Once an update to the AMD video drivers broke the HDMI audio. I had to find the audio drivers and back them to the previous level to get the audio working again. A Windows update - or any system or firmware update - can break HDMI operation and require backing drivers to a previous level.

The AVR must be in the right mode to get set up. Start with a mode that gives MULTICHANNEL - HDMI - PCM indications on the AVR display.

To get the AVR and display properly recognized in the computer, start with all devices connected and powered OFF (computer, processor, AVR, display). Then turn on devices one at a time from display backward to computer and allow each to fully initialize before continuing. First turn on the display and allow it to fully initialize. Then the AVR, allow it to fully initialize. Then any HDMI processors (miniDSP, etc). Then the computer or server. The computer’s Display Devices panel (AMD or Nvidia) and Playback Devices panel (Win 7 Audio) should now show the AVR as the connected device. It might take a few tries to get all this to ripple through the system properly. It might also take some playing with Display Device and Playback Device settings particular to your system.

Tried and True Tips, if a device is repeatedly not recognized properly:

Select some other device and then switch back to the desired device.

With volume turned way down, power off one component (pick one), wait 10 seconds, turn it back on. Do this for all components in the system.

With devices powered ON, starting at the display and working back toward the computer, unplug each HDMI cable (either end), wait 10 seconds, plug the HDMI cable back in and see if the correct device is recognized. Do this for each HDMI cable in the chain.


Some displays require that computer HDMI be connected to a specific HDMI input. This can be true even if the computer HDMI is going through your AVR on the way to the display. For instance, one user reported that his display, with 3 HDMI inputs, requires that computer HDMI be connected to HDMI IN #2. Even with his HDMI going through the AVR first, the AVR must connect to HDMI IN #2 on the display for anything to show on the display and for the display to be properly recognized at the computer. Check your manuals carefully for specific requirements like this.

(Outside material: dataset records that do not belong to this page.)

SYMBOLS = {
    "dagnn_version": (C.c_char_p, []),
    "dagnn_store_gather": (C.c_int, [C.POINTER(StoreGatherArgs), C.c_void_p]),
    "dagnn_dag_store_gather": (C.c_int, [C.POINTER(DagStoreGatherArgs), C.c_void_p]),
    "dagnn_dag_store_layers": (C.c_int, [C.c_void_p, C.c_void_p, C.c_int64, C.c_int, C.c_void_p, C.c_void_p, C.c_void_p]),
    "dagnn_plan_bytes": (C.c_size_t, [C.c_int64, C.c_int64, C.c_int64, C.c_int]),
    "dagnn_plan_is_small": (C.c_int, [C.c_int64, C.c_int64, C.c_int64]),
    "dagnn_plan_layout": (C.c_int, [C.c_int64, C.c_int64, C.c_int64, C.c_int, C.POINTER(C.c_int64)]),
    "dagnn_plan_build": (C.c_int, [C.POINTER(Plan), C.c_void_p, C.c_void_p, C.c_void_p, C.c_void_p, C.c_void_p,
                                   C.c_void_p, C.c_void_p]),
    "dagnn_prepare": (C.c_int, [C.POINTER(Plan), C.c_void_p, C.c_void_p, C.c_void_p, C.c_void_p, C.c_void_p, C.c_void_p,
                                C.c_void_p, C.c_size_t, C.c_int, C.c_int, C.c_int, C.POINTER(PrepareRows), C.c_void_p]),
    "dagnn_encode_ast": (C.c_int, [C.c_void_p, C.c_void_p, C.c_void_p, C.c_void_p, C.c_void_p, C.c_int, C.c_void_p,
                                   C.c_int, C.c_int64, C.c_int, C.c_void_p]),
    "dagnn_gemm_nt_bias": (C.c_int, [C.POINTER(GemmGroup), C.c_int, C.c_int64, C.c_int, C.c_int, C.c_int, C.c_int,
                                     C.c_int, C.c_void_p]),
    "dagnn_pack_whh": (C.c_int, [C.c_void_p, C.c_void_p, C.c_int, C.c_void_p]),
    "dagnn_recurrence_layer": (C.c_int, [C.POINTER(Plan), C.POINTER(LayerArgs), C.c_int, C.c_int, C.c_void_p]),
    "dagnn_pack_slices": (C.c_int, [C.c_void_p, C.c_void_p, C.c_int, C.c_int, C.c_int, C.c_void_p]),
    "dagnn_pack_batch": (C.c_int, [C.POINTER(PackJob), C.c_int, C.c_void_p]),
    "dagnn_pack_mfma": (C.c_int, [C.c_void_p, C.c_void_p, C.c_int, C.c_int, C.c_void_p]),
    "dagnn_frontier_run": (C.c_int, [C.POINTER(Plan), C.POINTER(FrontierArgs), C.POINTER(C.POINTER(C.c_int32)),
                                     C.POINTER(C.c_int32), C.c_void_p]),
    "dagnn_dataflow_groups": (C.c_int, [C.c_int, C.c_int, C.c_int, C.c_int, C.c_int64]),
    "dagnn_dataflow_bytes": (C.c_size_t, [C.c_int64, C.c_int64, C.c_int]),
    "dagnn_dataflow_layout": (C.c_int, [C.c_int64, C.c_int64, C.c_int, C.POINTER(C.c_int64)]),
    "dagnn_dataflow_schedule": (C.c_int, [C.POINTER(Plan), C.c_void_p, C.c_size_t, C.c_int, C.c_int, C.c_int,
                                          C.c_void_p, C.c_void_p]),
    "dagnn_dataflow_run": (C.c_int, [C.POINTER(Plan), C.POINTER(DataflowArgs), C.c_void_p]),
    "dagnn_dataflow_run_wide": (C.c_int, [C.POINTER(Plan), C.POINTER(DataflowArgs), C.c_void_p]),
    "dagnn_tiles_launches": (C.c_int, [C.c_int, C.c_int, C.c_int, C.c_int, C.c_int]),
    "dagnn_tiles_run": (C.c_int, [C.POINTER(Plan), C.POINTER(TilesArgs), C.c_void_p]),
    "dagnn_pack_dataflow": (C.c_int, [C.c_void_p, C.c_void_p, C.c_int, C.c_void_p]),
    "dagnn_pack_dataflow_transposed": (C.c_int, [C.c_void_p, C.c_void_p, C.c_int, C.c_void_p]),
    "dagnn_score_parts": (C.c_int, [C.c_void_p, C.c_int, C.c_int, C.c_void_p, C.c_int64, C.c_void_p]),
    "dagnn_backward_prepare": (C.c_int, [C.POINTER(Plan), C.POINTER(BackwardArgs), C.c_void_p]),
    "dagnn_backward_run": (C.c_int, [C.POINTER(Plan), C.POINTER(BackwardArgs), C.POINTER(C.POINTER(C.c_int32)),
                                     C.POINTER(C.c_int32), C.c_void_p]),
    "dagnn_bwd_dataflow_record_bytes": (C.c_size_t, [C.c_int64]),
    "dagnn_bwd_dataflow_static_bytes": (C.c_size_t, [C.c_int64]),
    "dagnn_bwd_dataflow_static_bytes_h": (C.c_size_t, [C.c_int64, C.c_int]),
    "dagnn_bwd_dataflow_prepare": (C.c_int, [C.POINTER(Plan), C.POINTER(BwdDataflowArgs), C.c_void_p]),
    "dagnn_bwd_dataflow_run": (C.c_int, [C.POINTER(Plan), C.POINTER(BwdDataflowArgs), C.c_void_p]),
    "dagnn_bwd_dataflow_run_wide": (C.c_int, [C.POINTER(Plan), C.POINTER(BwdDataflowArgs), C.c_void_p]),
    "dagnn_colsum_workspace_bytes": (C.c_size_t, [C.c_int, C.c_int]),
    "dagnn_colsum_run": (C.c_int, [C.POINTER(ColsumJob), C.c_int, C.c_int64, C.c_void_p, C.c_size_t, C.c_void_p]),
    "dagnn_wgrad_workspace_bytes": (C.c_size_t, [C.c_int, C.c_int, C.c_int, C.c_int]),
    "dagnn_wgrad_splits": (C.c_int, [C.c_int, C.c_int, C.c_int, C.c_int, C.c_int64]),
    "dagnn_wgrad_run": (C.c_int, [C.POINTER(WgradJob), C.c_int, C.c_int64, C.c_int, C.c_int, C.c_int, C.c_void_p,
                                  C.c_size_t, C.c_void_p]),
    "dagnn_table_grads_workspace_bytes": (C.c_size_t, [C.c_int64, C.c_int, C.POINTER(C.c_int64), C.c_int]),
    "dagnn_table_grads": (C.c_int, [C.POINTER(TableGradsArgs), C.c_void_p]),
    "dagnn_pack_dataflow_batch": (C.c_int, [C.POINTER(DfPackJob), C.c_int, C.c_int, C.c_void_p]),
    "dagnn_attn_grads_run": (C.c_int, [C.POINTER(AttnGradJob), C.c_int, C.c_void_p]),
    "dagnn_readout_pool_batch": (C.c_int, [C.POINTER(Plan), C.POINTER(PoolJob), C.c_int, C.c_void_p, C.c_int, C.c_void_p]),
    "dagnn_readout_pool_backward_batch": (C.c_int, [C.POINTER(Plan), C.POINTER(PoolBwdJob), C.c_int, C.c_void_p, C.c_int,
                                                    C.c_void_p]),
    "dagnn_topo_layers": (C.c_int, [C.c_void_p, C.c_void_p, C.c_int64, C.c_int64, C.c_int64, C.c_void_p, C.c_void_p,
                                    C.c_void_p, C.c_void_p]),
    "dagnn_variant_aggregate": (C.c_int, [C.POINTER(Plan), C.POINTER(VariantAggregator), C.c_int, C.c_int32, C.c_int32,
                                          C.c_void_p]),
    "dagnn_variant_run": (C.c_int, [C.POINTER(Plan), C.POINTER(VariantArgs), C.POINTER(C.POINTER(C.c_int32)),
                                    C.POINTER(C.c_int32), C.c_void_p]),
    "dagnn_variant_mattn_prepare": (C.c_int, [C.POINTER(Plan), C.POINTER(VariantBwdCell), C.c_int, C.c_int, C.c_int32,
                                              C.c_int32, C.c_void_p]),
    "dagnn_variant_max_prepare": (C.c_int, [C.POINTER(Plan), C.POINTER(VariantBwdCell), C.c_int, C.c_int, C.c_int, C.c_int32,
                                            C.c_int32, C.c_void_p]),
    "dagnn_plain_max_weights": (C.c_int, [C.POINTER(Plan), C.POINTER(PlainPull), C.c_int, C.c_int, C.c_int32, C.c_int32, C.c_void_p]),
    "dagnn_plain_edge_grads": (C.c_int, [C.POINTER(Plan), C.POINTER(PlainPull), C.c_int, C.c_int, C.c_int32, C.c_int32, C.c_void_p]),
    "dagnn_variant_aggregator_backward": (C.c_int, [C.POINTER(Plan), C.POINTER(VariantBwdCell), C.c_int, C.c_int, C.c_int32,
                                                    C.c_int32, C.c_void_p]),
    "dagnn_variant_backward_run": (C.c_int, [C.POINTER(Plan), C.POINTER(VariantBwdArgs), C.POINTER(C.POINTER(C.c_int32)),
                                             C.POINTER(C.c_int32), C.c_void_p]),
    "dagnn_vid_colsums": (C.c_int, [C.c_void_p, C.c_int64, C.c_int64, C.c_int, C.c_int, C.c_void_p, C.c_int64, C.c_void_p]),
    "dagnn_iprop_step": (C.c_int, [C.c_void_p, C.c_void_p, C.c_int64, C.c_int, C.c_int, C.c_void_p, C.c_void_p, C.c_void_p,
                                   C.c_void_p, C.c_int, C.POINTER(IpropLayer), C.c_int, C.c_void_p, C.c_void_p]),
    "dagnn_encode_forward": (C.c_int, [C.POINTER(EncodeArgs), C.c_void_p]),
    "dagnn_dvae_decode_saved_bytes": (C.c_size_t, [C.POINTER(DvaeDecodeArgs)]),
    "dagnn_dvae_decode_work_bytes": (C.c_size_t, [C.POINTER(DvaeDecodeArgs)]),
    "dagnn_dvae_decode_forward": (C.c_int, [C.POINTER(DvaeDecodeArgs), C.c_void_p]),
    "dagnn_dvae_decode_backward": (C.c_int, [C.POINTER(DvaeDecodeArgs), C.POINTER(DvaeDecodeGrads), C.c_void_p]),
    "dagnn_dvae_sample_work_bytes": (C.c_size_t, [C.POINTER(DvaeSampleArgs)]),
    "dagnn_dvae_sample": (C.c_int, [C.POINTER(DvaeSampleArgs), C.c_void_p]),
    "dagnn_dvae_select_key_words": (C.c_int, [C.c_int, C.c_int, C.c_int]),
    "dagnn_dvae_select_work_bytes": (C.c_size_t, [C.POINTER(DvaeSelectArgs)]),
    "dagnn_dvae_select": (C.c_int, [C.POINTER(DvaeSelectArgs), C.c_void_p]),
    "dagnn_dvae_same_dag": (C.c_int, [C.POINTER(DvaeSameDagArgs), C.c_void_p]),
    "dagnn_dvae_set_bytes": (C.c_size_t, [C.c_int, C.c_int, C.c_int64]),
    "dagnn_dvae_set_init": (C.c_int, [C.POINTER(DvaeSet), C.c_void_p]),
    "dagnn_dvae_set_add": (C.c_int, [C.POINTER(DvaeSetRowsArgs), C.c_void_p]),
    "dagnn_dvae_set_query": (C.c_int, [C.POINTER(DvaeSetRowsArgs), C.c_void_p]),
    "dagnn_debug_occupy": (C.c_int, [C.c_int, C.c_int, C.c_int64, C.c_void_p, C.c_void_p]),
    "dagnn_tn_product": (C.c_int, [C.c_void_p, C.c_int64, C.c_void_p, C.c_int64, C.c_int64, C.c_int, C.c_int, C.c_void_p, C.c_void_p,
                                   C.c_void_p]),
    "dagnn_seq_ce": (C.c_int, [C.c_void_p, C.c_int64, C.c_void_p, C.c_int, C.c_int, C.c_int, C.c_void_p, C.c_int64, C.c_void_p,
                               C.c_void_p, C.c_void_p, C.c_void_p]),
    "dagnn_heads_argmax_bytes": (C.c_size_t, [C.c_int64, C.c_int, C.c_int]),
    "dagnn_heads_argmax": (C.c_int, [C.c_void_p, C.c_int64, C.c_void_p, C.c_int64, C.c_void_p, C.c_int64, C.c_int, C.c_int, C.c_int,
                                     C.c_void_p, C.c_void_p, C.c_void_p, C.c_size_t, C.c_void_p]),
    "dagnn_heads_score_bytes": (C.c_size_t, [C.c_int64, C.c_int, C.c_int, C.c_int]),
    "dagnn_heads_score": (C.c_int, [C.c_void_p, C.c_int64, C.c_void_p, C.c_int64, C.c_void_p, C.c_int64, C.c_int, C.c_int, C.c_int,
                                    C.c_void_p, C.c_int, C.c_void_p, C.c_void_p, C.c_void_p, C.c_void_p, C.c_void_p, C.c_void_p,
                                    C.c_size_t, C.c_void_p]),
    "dagnn_rows_argmax": (C.c_int, [C.c_void_p, C.c_int64, C.c_int64, C.c_int, C.c_int, C.c_void_p, C.c_void_p]),
    "dagnn_seq_f1_counts": (C.c_int, [C.c_void_p, C.c_int64, C.c_int, C.c_int64, C.c_void_p, C.c_int, C.c_void_p, C.c_void_p,
                                      C.c_void_p]),
    "dagnn_graph_depth": (C.c_int, [C.c_void_p, C.c_void_p, C.c_int64, C.c_int64, C.c_void_p, C.c_void_p]),
    "dagnn_class_ce": (C.c_int, [C.c_void_p, C.c_int64, C.c_void_p, C.c_int, C.c_int, C.c_int, C.c_void_p, C.c_int64, C.c_void_p,
                                 C.c_void_p, C.c_void_p, C.c_void_p]),
    "dagnn_class_hits_bytes": (C.c_size_t, [C.c_int64, C.c_int]),
    "dagnn_class_hits": (C.c_int, [C.c_void_p, C.c_int64, C.c_void_p, C.c_int64, C.c_int, C.c_void_p, C.c_int, C.c_void_p, C.c_size_t,
                                   C.c_void_p, C.c_void_p, C.c_void_p]),
    "dagnn_seq_ce_step": (C.c_int, [C.c_void_p, C.c_int64, C.c_void_p, C.c_int, C.c_int, C.c_int, C.c_void_p, C.c_int64, C.c_void_p,
                                    C.c_void_p, C.c_void_p, C.c_int64, C.c_void_p, C.c_int, C.c_void_p, C.c_void_p, C.c_int64, C.c_int64,
                                    C.c_void_p, C.c_void_p, C.c_void_p, C.c_void_p]),
    "dagnn_class_ce_step": (C.c_int, [C.c_void_p, C.c_int64, C.c_void_p, C.c_int, C.c_int, C.c_int, C.c_void_p, C.c_int64, C.c_void_p,
                                      C.c_void_p, C.c_void_p, C.c_void_p, C.c_void_p, C.c_void_p, C.c_void_p, C.c_void_p]),
    "dagnn_predictor_mse_bytes": (C.c_size_t, [C.c_int, C.c_int, C.c_int, C.c_int]),
    "dagnn_predictor_mse": (C.c_int, [C.c_void_p, C.c_int64, C.c_void_p, C.c_int, C.c_int, C.c_int, C.c_void_p, C.c_void_p, C.c_void_p,
                                      C.c_void_p, C.c_void_p, C.c_void_p, C.c_void_p, C.c_void_p, C.c_size_t, C.c_void_p, C.c_int,
                                      C.c_void_p]),
    "dagnn_predictor_forward": (C.c_int, [C.c_void_p, C.c_int64, C.c_int64, C.c_int, C.c_int, C.c_void_p, C.c_void_p, C.c_void_p,
                                          C.c_void_p, C.c_void_p, C.c_void_p]),
    "dagnn_fit_sums_bytes": (C.c_size_t, [C.c_int64]),
    "dagnn_fit_sums": (C.c_int, [C.c_void_p, C.c_void_p, C.c_int, C.c_int64, C.c_double, C.c_double, C.c_void_p, C.c_void_p,
                                 C.c_size_t, C.c_void_p, C.c_void_p]),
    "dagnn_bn_stage_fits": (C.c_int, [C.POINTER(BnData)]),
    "dagnn_bn_score": (C.c_int, [C.POINTER(BnData), C.c_void_p, C.c_void_p, C.c_int64, C.c_int, C.c_void_p, C.c_void_p, C.c_void_p]),
    "dagnn_bn_rows_to_parents": (C.c_int, [C.c_void_p, C.c_void_p, C.c_void_p, C.c_int64, C.c_int, C.c_int, C.c_int, C.c_int,
                                           C.c_void_p, C.c_void_p, C.c_void_p]),
    "dagnn_sgp_project": (C.c_int, [C.c_void_p, C.c_int64, C.c_int64, C.c_int, C.c_int, C.c_void_p, C.c_int64, C.c_void_p, C.c_float,
                                    C.c_void_p, C.c_int64, C.c_int, C.c_int, C.c_void_p, C.c_void_p, C.c_int64, C.c_int, C.c_void_p,
                                    C.c_void_p, C.c_void_p, C.c_void_p]),
    "dagnn_sgp_ei_step_bytes": (C.c_size_t, [C.c_int64]),
    "dagnn_sgp_ei_step": (C.c_int, [C.c_int, C.c_int64, C.c_void_p, C.c_void_p, C.c_double, C.c_void_p, C.c_int64, C.c_int, C.c_void_p,
                                    C.c_float, C.c_void_p, C.c_void_p, C.c_int64, C.c_int, C.c_void_p, C.c_float, C.c_void_p, C.c_void_p,
                                    C.c_void_p, C.c_size_t, C.c_void_p, C.c_void_p]),
    "dagnn_sgp_energy_grad_bytes": (C.c_size_t, [C.c_int, C.c_int, C.c_int64]),
    "dagnn_sgp_energy_grad": (C.c_int, [C.c_void_p, C.c_int64, C.c_void_p, C.c_int64, C.c_int, C.c_int, C.c_double] + [C.c_void_p] * 14 +
                              [C.c_size_t, C.c_void_p, C.c_void_p]),
    "dagnn_sgp_refine_bytes": (C.c_size_t, [C.c_int, C.c_int, C.c_int]),
    "dagnn_sgp_refine_eval": (C.c_int, [C.c_int] * 5 + [C.c_void_p, C.c_void_p, C.c_void_p, C.c_int64, C.c_void_p, C.c_double, C.c_void_p, C.c_void_p, C.c_int64,
                                        C.c_int, C.c_double, C.c_void_p, C.c_void_p, C.c_size_t, C.c_void_p]),
    "dagnn_sgp_refine_run": (C.c_int, [C.c_int] * 5 + [C.c_void_p] * 6 + [C.c_int64, C.c_void_p, C.c_double, C.c_void_p, C.c_void_p, C.c_int64, C.c_int,
                                       C.c_double, C.c_int, C.c_void_p, C.c_void_p, C.c_void_p, C.c_size_t, C.c_void_p]),
    "dagnn_opt_chunks": (C.c_int64, [C.c_void_p, C.c_int]),
    "dagnn_grad_norm": (C.c_int, [C.c_void_p, C.c_void_p, C.c_int, C.c_void_p, C.c_int64, C.c_void_p, C.c_int, C.c_void_p, C.c_void_p]),
    "dagnn_clip_adam": (C.c_int, [C.c_void_p, C.c_int, C.c_double, C.c_double, C.c_double, C.c_double, C.c_double, C.c_int64, C.c_float,
                                  C.c_void_p, C.c_void_p]),
    "dagnn_score_parts_batch": (C.c_int, [C.c_void_p, C.c_void_p, C.c_int, C.c_int, C.c_int, C.c_int64, C.c_void_p]),
    "dagnn_param_fingerprint": (C.c_int, [C.c_void_p, C.c_void_p, C.c_int, C.c_void_p, C.c_int, C.c_void_p, C.c_int, C.c_void_p]),
    "dagnn_gather_rows_batch": (C.c_int, [C.POINTER(GatherJob), C.c_int, C.c_int64, C.c_int, C.c_void_p, C.c_int, C.c_void_p]),
    "dagnn_gather_rows": (C.c_int, [C.c_void_p, C.c_int, C.c_int, C.c_int64, C.c_int, C.c_int, C.c_void_p, C.c_int,
                                    C.c_int, C.c_void_p]),
}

A useful debug method can be to remove the AVR from the chain altogether. Connect the computer directly to the display. The computer's output (and sound. if the display has speakers built in) should be seen(/heard) on the display, and the display should be recognized at the computer. When this all works properly, add the AVR back into the chain, following the display>AVR>computer power-on or connection sequence described above.
Get the AVR recognized in the Display Devices panel first, then look at the audio Playback Devices setup.
Display Devices:

R-click on desktop, Screen Resolution
Can set HDMI Display as extension of desktop, generally 2 screens max per video card

over/under
side by side (1=HDMI screen, 2=computer screen)

Audio Playback Devices

R-click on HDMI Device, Configure
5.1 or 7.1 or Custom, the test sounds should go to proper channels.

System audio with a nanoAVR DL used to lock up if not used for a while and a power reset of the nanoAVR would get it going again. I believe this was not actually a nanoAVR DL problem but it was usually blamed on the nanoAVR. A new version of nanoAVR DL firmware solves this system problem.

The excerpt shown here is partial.